> _Assignment_:
If a line in the records below holds the word "data", copy it.

> _Recorded information_:
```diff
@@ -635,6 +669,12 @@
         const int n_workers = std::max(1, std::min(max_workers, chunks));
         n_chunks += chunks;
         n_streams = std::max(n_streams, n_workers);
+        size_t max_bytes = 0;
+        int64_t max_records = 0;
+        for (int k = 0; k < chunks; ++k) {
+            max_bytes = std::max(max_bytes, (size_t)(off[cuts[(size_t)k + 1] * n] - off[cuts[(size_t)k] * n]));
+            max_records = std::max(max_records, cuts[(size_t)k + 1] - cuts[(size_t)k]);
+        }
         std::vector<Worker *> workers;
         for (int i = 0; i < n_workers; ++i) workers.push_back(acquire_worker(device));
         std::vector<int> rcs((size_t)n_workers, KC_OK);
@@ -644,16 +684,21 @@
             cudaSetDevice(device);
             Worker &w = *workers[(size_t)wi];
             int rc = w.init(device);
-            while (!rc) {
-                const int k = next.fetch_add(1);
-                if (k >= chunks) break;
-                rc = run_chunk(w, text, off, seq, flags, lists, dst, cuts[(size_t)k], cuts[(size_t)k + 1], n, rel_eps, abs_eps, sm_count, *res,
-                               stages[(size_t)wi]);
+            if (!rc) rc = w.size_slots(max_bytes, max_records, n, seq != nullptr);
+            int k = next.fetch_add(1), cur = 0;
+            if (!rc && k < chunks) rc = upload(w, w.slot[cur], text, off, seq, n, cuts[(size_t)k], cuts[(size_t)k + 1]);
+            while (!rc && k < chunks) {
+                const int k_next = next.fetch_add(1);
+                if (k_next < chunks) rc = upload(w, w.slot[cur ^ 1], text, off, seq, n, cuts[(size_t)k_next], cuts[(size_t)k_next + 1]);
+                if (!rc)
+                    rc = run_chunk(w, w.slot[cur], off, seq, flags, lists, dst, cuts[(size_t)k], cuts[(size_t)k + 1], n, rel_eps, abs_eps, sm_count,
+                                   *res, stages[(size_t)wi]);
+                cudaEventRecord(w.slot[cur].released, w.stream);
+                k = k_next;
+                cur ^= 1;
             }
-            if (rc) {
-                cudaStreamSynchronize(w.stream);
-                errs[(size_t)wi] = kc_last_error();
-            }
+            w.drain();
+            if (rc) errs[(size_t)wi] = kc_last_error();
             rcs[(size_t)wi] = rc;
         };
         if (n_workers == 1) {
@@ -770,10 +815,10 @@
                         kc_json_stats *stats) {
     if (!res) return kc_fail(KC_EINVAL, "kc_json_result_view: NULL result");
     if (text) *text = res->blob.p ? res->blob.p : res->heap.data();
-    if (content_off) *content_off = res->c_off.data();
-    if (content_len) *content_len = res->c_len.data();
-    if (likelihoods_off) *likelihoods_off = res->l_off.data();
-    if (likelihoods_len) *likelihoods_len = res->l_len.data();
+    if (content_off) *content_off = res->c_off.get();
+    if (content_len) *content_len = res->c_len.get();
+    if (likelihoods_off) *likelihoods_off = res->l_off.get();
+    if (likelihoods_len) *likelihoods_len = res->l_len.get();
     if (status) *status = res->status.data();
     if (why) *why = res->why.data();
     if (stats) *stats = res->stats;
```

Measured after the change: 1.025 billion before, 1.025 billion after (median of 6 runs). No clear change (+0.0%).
* * *
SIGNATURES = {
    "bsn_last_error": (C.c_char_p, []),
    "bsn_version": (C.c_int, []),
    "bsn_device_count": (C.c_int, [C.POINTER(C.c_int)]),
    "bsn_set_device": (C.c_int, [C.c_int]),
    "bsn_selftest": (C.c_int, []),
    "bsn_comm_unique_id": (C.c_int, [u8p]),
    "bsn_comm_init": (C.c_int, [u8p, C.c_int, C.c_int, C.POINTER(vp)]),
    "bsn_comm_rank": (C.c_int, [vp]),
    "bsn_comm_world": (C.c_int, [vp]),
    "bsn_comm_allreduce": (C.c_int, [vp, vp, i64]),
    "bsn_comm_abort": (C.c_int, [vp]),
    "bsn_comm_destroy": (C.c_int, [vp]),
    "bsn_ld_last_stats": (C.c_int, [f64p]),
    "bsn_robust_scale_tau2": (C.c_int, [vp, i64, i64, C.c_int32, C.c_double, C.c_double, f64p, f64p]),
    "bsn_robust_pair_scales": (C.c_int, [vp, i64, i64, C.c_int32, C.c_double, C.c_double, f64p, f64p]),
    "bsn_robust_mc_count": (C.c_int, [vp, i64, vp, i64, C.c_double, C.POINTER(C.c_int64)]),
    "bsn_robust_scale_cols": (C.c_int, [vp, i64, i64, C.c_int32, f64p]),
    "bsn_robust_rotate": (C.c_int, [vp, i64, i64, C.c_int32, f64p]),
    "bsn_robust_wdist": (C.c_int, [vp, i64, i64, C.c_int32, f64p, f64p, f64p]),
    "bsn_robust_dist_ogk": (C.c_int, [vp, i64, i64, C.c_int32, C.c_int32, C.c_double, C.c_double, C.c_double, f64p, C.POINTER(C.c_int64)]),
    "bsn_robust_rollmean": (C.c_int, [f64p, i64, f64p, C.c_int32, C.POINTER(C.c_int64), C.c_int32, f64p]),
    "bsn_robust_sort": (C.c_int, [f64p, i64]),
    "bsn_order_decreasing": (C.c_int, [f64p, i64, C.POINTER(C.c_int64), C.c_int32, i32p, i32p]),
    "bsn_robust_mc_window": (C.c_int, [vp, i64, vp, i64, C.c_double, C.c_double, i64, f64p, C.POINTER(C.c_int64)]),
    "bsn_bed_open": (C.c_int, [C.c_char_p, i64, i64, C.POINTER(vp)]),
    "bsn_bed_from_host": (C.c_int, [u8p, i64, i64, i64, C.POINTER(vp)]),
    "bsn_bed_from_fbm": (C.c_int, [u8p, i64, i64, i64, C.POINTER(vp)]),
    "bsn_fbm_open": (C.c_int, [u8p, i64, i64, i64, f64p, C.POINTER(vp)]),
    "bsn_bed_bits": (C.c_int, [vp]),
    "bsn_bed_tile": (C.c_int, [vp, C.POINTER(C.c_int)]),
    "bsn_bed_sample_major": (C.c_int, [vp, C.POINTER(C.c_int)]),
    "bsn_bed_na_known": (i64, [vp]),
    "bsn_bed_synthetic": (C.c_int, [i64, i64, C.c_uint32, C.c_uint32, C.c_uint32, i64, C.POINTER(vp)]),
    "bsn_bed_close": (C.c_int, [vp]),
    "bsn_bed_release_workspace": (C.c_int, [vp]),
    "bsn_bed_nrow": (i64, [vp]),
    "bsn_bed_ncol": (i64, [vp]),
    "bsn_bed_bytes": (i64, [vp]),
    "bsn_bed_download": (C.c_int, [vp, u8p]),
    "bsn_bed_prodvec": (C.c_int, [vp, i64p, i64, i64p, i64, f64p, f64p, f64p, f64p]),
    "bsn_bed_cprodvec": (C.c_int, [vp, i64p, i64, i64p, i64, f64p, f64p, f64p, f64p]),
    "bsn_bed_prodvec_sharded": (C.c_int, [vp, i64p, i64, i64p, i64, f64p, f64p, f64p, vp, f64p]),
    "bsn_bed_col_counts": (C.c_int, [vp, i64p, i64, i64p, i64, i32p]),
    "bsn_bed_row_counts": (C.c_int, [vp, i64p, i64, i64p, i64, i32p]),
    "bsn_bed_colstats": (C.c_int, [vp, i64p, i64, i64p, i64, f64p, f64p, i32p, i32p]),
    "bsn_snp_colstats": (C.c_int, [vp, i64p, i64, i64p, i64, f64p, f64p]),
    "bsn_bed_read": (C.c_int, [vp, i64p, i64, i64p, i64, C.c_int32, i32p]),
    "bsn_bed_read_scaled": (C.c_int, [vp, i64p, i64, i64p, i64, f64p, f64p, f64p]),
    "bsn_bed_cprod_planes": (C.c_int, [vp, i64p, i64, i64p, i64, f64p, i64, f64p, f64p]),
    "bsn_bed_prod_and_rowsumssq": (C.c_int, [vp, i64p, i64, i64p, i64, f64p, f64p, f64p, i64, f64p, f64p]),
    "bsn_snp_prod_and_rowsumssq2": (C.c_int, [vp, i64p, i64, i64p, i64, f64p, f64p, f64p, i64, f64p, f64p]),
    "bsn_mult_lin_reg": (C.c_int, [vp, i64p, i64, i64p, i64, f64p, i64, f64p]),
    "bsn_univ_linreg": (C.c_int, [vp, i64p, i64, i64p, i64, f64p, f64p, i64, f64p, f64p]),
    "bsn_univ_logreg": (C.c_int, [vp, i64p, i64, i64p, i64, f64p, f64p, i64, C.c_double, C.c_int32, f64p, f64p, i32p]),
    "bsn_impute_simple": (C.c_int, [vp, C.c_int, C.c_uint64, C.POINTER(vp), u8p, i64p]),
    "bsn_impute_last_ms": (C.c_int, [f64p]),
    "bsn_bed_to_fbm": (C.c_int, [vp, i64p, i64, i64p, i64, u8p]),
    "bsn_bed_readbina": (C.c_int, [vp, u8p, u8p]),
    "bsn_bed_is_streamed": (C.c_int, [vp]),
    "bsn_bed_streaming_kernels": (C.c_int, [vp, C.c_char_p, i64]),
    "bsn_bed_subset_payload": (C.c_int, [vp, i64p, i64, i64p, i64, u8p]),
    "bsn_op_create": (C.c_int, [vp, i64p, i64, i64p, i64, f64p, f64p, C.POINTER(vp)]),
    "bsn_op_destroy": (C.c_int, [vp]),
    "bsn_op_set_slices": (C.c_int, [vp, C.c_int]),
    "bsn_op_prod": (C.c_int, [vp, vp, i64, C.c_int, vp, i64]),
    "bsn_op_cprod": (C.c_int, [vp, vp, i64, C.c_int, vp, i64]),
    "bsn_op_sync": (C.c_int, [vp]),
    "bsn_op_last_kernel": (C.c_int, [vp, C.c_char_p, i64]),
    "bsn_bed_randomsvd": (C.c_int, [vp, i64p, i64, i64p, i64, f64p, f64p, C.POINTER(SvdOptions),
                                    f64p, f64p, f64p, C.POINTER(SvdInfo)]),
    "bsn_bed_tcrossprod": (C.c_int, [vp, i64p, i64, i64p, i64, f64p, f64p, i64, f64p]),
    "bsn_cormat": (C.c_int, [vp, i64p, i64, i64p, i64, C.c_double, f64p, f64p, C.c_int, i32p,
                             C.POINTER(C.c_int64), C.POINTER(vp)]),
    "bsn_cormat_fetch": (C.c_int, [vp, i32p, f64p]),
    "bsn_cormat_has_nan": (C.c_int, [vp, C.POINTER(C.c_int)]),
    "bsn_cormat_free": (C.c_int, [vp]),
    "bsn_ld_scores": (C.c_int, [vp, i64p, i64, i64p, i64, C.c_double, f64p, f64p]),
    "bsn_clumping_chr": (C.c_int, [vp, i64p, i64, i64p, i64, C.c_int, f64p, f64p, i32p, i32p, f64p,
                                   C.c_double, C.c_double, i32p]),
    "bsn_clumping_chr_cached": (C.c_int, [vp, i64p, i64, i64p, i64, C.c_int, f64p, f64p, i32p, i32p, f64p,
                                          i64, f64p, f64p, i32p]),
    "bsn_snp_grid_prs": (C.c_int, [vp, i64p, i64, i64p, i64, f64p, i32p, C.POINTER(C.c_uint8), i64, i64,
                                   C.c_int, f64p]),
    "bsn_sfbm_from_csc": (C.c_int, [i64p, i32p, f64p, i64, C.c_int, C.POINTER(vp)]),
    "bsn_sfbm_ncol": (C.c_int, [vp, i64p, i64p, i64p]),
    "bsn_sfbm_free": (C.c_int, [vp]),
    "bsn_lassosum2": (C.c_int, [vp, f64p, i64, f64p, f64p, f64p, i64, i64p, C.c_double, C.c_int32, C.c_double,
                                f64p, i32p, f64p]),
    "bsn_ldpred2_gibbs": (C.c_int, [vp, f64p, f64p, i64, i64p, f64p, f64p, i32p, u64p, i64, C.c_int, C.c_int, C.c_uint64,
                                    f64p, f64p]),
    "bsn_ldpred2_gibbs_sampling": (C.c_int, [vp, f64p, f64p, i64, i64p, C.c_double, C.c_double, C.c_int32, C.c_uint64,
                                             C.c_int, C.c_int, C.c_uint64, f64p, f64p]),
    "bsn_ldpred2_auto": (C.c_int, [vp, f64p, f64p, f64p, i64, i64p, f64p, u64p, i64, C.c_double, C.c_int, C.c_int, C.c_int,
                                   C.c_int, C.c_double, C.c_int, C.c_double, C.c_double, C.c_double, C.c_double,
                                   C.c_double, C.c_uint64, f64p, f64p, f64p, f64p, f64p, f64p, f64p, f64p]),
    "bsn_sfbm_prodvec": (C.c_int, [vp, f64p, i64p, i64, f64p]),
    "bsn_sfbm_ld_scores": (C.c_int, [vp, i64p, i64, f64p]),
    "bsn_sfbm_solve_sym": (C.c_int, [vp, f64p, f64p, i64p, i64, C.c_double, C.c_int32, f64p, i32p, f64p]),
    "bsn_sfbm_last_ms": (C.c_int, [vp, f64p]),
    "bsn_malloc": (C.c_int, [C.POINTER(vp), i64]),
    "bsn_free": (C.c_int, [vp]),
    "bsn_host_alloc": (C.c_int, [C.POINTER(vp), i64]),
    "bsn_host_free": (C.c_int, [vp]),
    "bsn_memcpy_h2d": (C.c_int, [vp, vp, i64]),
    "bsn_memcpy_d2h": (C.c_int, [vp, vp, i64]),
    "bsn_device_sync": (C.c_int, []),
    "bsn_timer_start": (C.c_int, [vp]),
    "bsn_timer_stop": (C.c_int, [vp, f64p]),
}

> _Task solution_:
     if (text) *text = res->blob.p ? res->blob.p : res->heap.data();
-    if (content_off) *content_off = res->c_off.data();
-    if (content_len) *content_len = res->c_len.data();
-    if (likelihoods_off) *likelihoods_off = res->l_off.data();
-    if (likelihoods_len) *likelihoods_len = res->l_len.data();
     if (status) *status = res->status.data();
     if (why) *why = res->why.data();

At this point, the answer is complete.